Skip to content

Usage avec fast.ai

CedricJean edited this page May 22, 2020 · 1 revision

Les fichiers Universal Data Tool s'intègre facilement avec les librairies fast.ai. En premier lieu, exporte ton projet dans un fichier *.udt.csv.

Télécharge les urls et dépose les dans ImageDataBunch

Pour image_classification.

from fastai import *
from fastai.vision import *

df = pd.read_csv("./myfile.udt.csv")
samples = df[df.path.str.contains("samples")]

url_list = [str(a) for a in list(samples["imageUrl"])]
open("./images.txt", "w").write("\n".join(url_list))

# Télécharge tous les fichiers dans le répertoire "images"
download_images("./images.txt", "./images", max_pics = 10000)

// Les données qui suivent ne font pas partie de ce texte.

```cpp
extern "C" void zk_diag_mul_limbs_host(const uint8_t *a, const uint8_t *b, uint8_t *out, size_t count) {
    for (size_t i = 0; i < count; i++) fe_to_bytes(fe_mul_limbs(fe_from_bytes(a + 16 * i), fe_from_bytes(b + 16 * i)), out + 16 * i);
}
extern "C" void zk_diag_air_fold_host(const uint8_t *ct, size_t n, uint8_t *u_out, uint8_t *pv_out) {
    fe c[4], pv[128];
    for (int r = 0; r < 4; r++) c[r] = fe_from_bytes(ct + 16 * r);
    for (int k = 0; k < 4; k++) fe_to_bytes(air_fold_mds(c, k), u_out + 16 * k);
    const std::vector<fe> per = periodic_table(n);
    air_fold_periodic(c, per.data(), pv);
    for (int j = 0; j < 128; j++) fe_to_bytes(pv[j], pv_out + 16 * j);
}
extern "C" void zk_diag_blake3_host(const uint8_t *in, size_t len, uint8_t out[32]) { b3::hash_bytes(in, len, out); }

static UploadPlanIn diag_upload_plan_in(const uint32_t *in, size_t n) {
    UploadPlanIn q;
    q.have = in[0], q.sparse = in[1], q.nw8 = in[2], q.nw32 = in[3], q.clk_off = in[4], q.fixed_off = in[5];
    q.snap = in[6], q.snap_mask = in[7], q.hint_ok = in[8], q.no_virtual = in[9], q.lat_sched = in[10], q.detect = in[11];
    q.sparse_on = in[12] & 1u, q.narrow_on = in[12] & 2u, q.clock_on = in[12] & 4u, q.fixed_on = in[12] & 8u;
    q.fixed_fuse_on = in[12] & 16u, q.virtual_on = in[12] & 32u, q.coeff_src_on = in[12] & 64u;
    q.n = n;
    return q;
}
extern "C" int zk_diag_upload_plan_coeff_src(const uint32_t *in, size_t n) {
    return upload_plan(diag_upload_plan_in(in, n)).coeff_src ? 1 : 0;
}
extern "C" int zk_diag_upload_plan(const uint32_t *in, size_t n, uint32_t *masks, int32_t *counts, int32_t *cols,
// ... 39 lines not shown
    if (!idx || !out || (G != 2 && G != 4 && G != 8) || M < 8 * (uint64_t)G || (M & (M - 1)))
        ZK_FAIL(ZK_ERR_INVALID_ARG, "zk_diag_shard_locate: G = 2, 4 or 8, M a power of two >= 8 G");
    TreeGeom T;
    T.shape(M, G);
    for (size_t i = 0; i < count; i++) {
        if (is_node ? (idx[i] < 1 || idx[i] >= M) : idx[i] >= M)
            ZK_FAIL(ZK_ERR_INVALID_ARG, "zk_diag_shard_locate: leaf index below M, heap node index in 1 .. M - 1");
        const TreeGeom::Loc L = T.locate(is_node, idx[i]);
        out[3 * i] = L.owner, out[3 * i + 1] = L.which, out[3 * i + 2] = (int64_t)L.off;
    }
    return ZK_OK;
}

extern "C" int zk_diag_field_op(int device, int op, const uint8_t *a, const uint8_t *b, uint8_t *out, size_t count) {
    if (!a || !b || !out || count == 0) ZK_FAIL(ZK_ERR_INVALID_ARG, "null argument");
    if (op < 0 || op > 17 || count > ((size_t)1 << 30) || (op == 13 && count % 64 != 0))
        ZK_FAIL(ZK_ERR_INVALID_ARG, "zk_diag_field_op: unknown op, or a count the op does not take");
    ZK_CHECK_HIP(hipSetDevice(device));
    std::vector<fe_ws> ws;
    std::vector<fe_w2> w2;
    if (op >= 11 && op <= 14) {
        ws.resize(count);
        for (size_t i = 0; i < count; i++) ws[i] = make_fe_ws(fe_from_bytes(b + 16 * i));
    } else if (op == 15) {
        w2.resize(count);
        for (size_t i = 0; i < count; i++) w2[i] = make_fe_w2(fe_from_bytes(b + 16 * i));
    }
    fe *d = nullptr;
    void *tab = nullptr;
    const size_t tab_bytes = ws.size() * sizeof(fe_ws) + w2.size() * sizeof(fe_w2);
    ZK_CHECK_HIP(hipMalloc(&d, 3 * count * sizeof(fe)));
    hipError_t e = tab_bytes ? hipMalloc(&tab, tab_bytes) : hipSuccess;
    if (e == hipSuccess) e = hipMemcpy(d, a, count * 16, hipMemcpyHostToDevice);
    if (e == hipSuccess) e = hipMemcpy(d + count, b, count * 16, hipMemcpyHostToDevice);
    if (e == hipSuccess && tab_bytes)
        e = hipMemcpy(tab, ws.empty() ? (const void *)w2.data() : (const void *)ws.data(), tab_bytes, hipMemcpyHostToDevice);
// ... 473 lines not shown
```

encrypt-zkvm_amd/csrc/zk_internal.hpp:

```cpp
#pragma once
#include <hip/hip_runtime.h>
#include <stddef.h>
#include <stdint.h>

#include <string>
#include <vector>

#include "chal.hpp"
#include "f128.hpp"

namespace zk {

struct KernelProfiler {
    bool on = false;
    struct Rec {
        const char *name;
        hipEvent_t a, b;
        double bytes;
        double muls, addsubs;
    };
    std::vector<Rec> recs;
    std::vector<hipEvent_t> pool;
    size_t used = 0;
    hipEvent_t get() {
// ... 149 lines not shown
                 fe *out);

struct AirConsts {
    fe coeff_t[20];
    fe coeff_b[22];
    int assert_col[22];
    int assert_grp[22];
    fe assert_val[22];
    fe inv_zn[8];
    fe xr[8];
    fe g_last2, g_last1;
    fe delta;
    fe bnd1;
    int lwe_size;
    fe pv[128];
};
ZK_HD uint32_t mds_abs(int i) {
    constexpr uint32_t M[16] = {729, 1080, 390, 40, 29160, 42471, 14520, 1210,
                                882090, 1277640, 429429, 33880, 24698520, 35708310, 11935560, 925771};
    return M[i];
}
ZK_HD fe air_fold_mds(const fe *ct, int k) {
    acc160 a = acc160_zero();
    for (int r = 0; r < 4; r++) acc160_madd(a, ct[r], mds_abs(4 * r + k));
    const fe s = acc160_reduce(a);
    return (k & 1) ? fe_neg(s) : s;
}
inline void air_fold_periodic(const fe *ct, const fe *per, fe pv[128]) {
    const fe nct[4] = {fe_neg(ct[0]), fe_neg(ct[1]), fe_neg(ct[2]), fe_neg(ct[3])};
    for (int j = 0; j < 128; j++) {
        fe s = fe_zero();
// ... 124 lines not shown
```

labels = pd.DataFrame(data={
    "image": (df.index - 1).astype("str").str.zfill(8) + ".jpg",
    "output": df["output"]
})

# OPTIONNEL: Efface les mauvaises images ou celles manquantes
verify_images("./images", delete=True)
missing_images = list([img for img in labels["image"] if not(Path("./images") / img).exists()])
labels = labels[~labels["image"].isin(missing_images)]

# Créer ImageDataBunch
data = ImageDataBunch.from_df(".", labels, folder="images", seed=42,
                              label_col="output", bs=4, size=224,
                              ds_tfms=get_transforms()).normalize(imagenet_stats)

ImageDataBunch avec le téléchargement de fichier

Move all your files into some kind of "images" directory on the GPU machine. Then run code similar to the code below. The example below is for image classification, but you should be able to modify the steps for other image tasks.

from fastai import *
from fastai.vision import *

df = pd.read_csv("./myfile.udt.csv")

# Create a filename column with just the filenames, remove the other columns
df["filename"] = [a.split("/")[-1] if isinstance(a,str) else a for a in list(df["imageUrl"])]
df = df[["filename", "output.classification"]]

# Remove any invalid entries
df.set_index("filename", inplace=True)
df.drop(np.NaN, inplace=True)
df.reset_index(inplace=True)

data = ImageDataBunch.from_df(".", idb_df, folder="./images", seed=42,
                              label_col="output.classification", bs=4, size=224,
                              ds_tfms=get_transforms()).normalize(imagenet_stats)

Now your databunch is ready for some learning!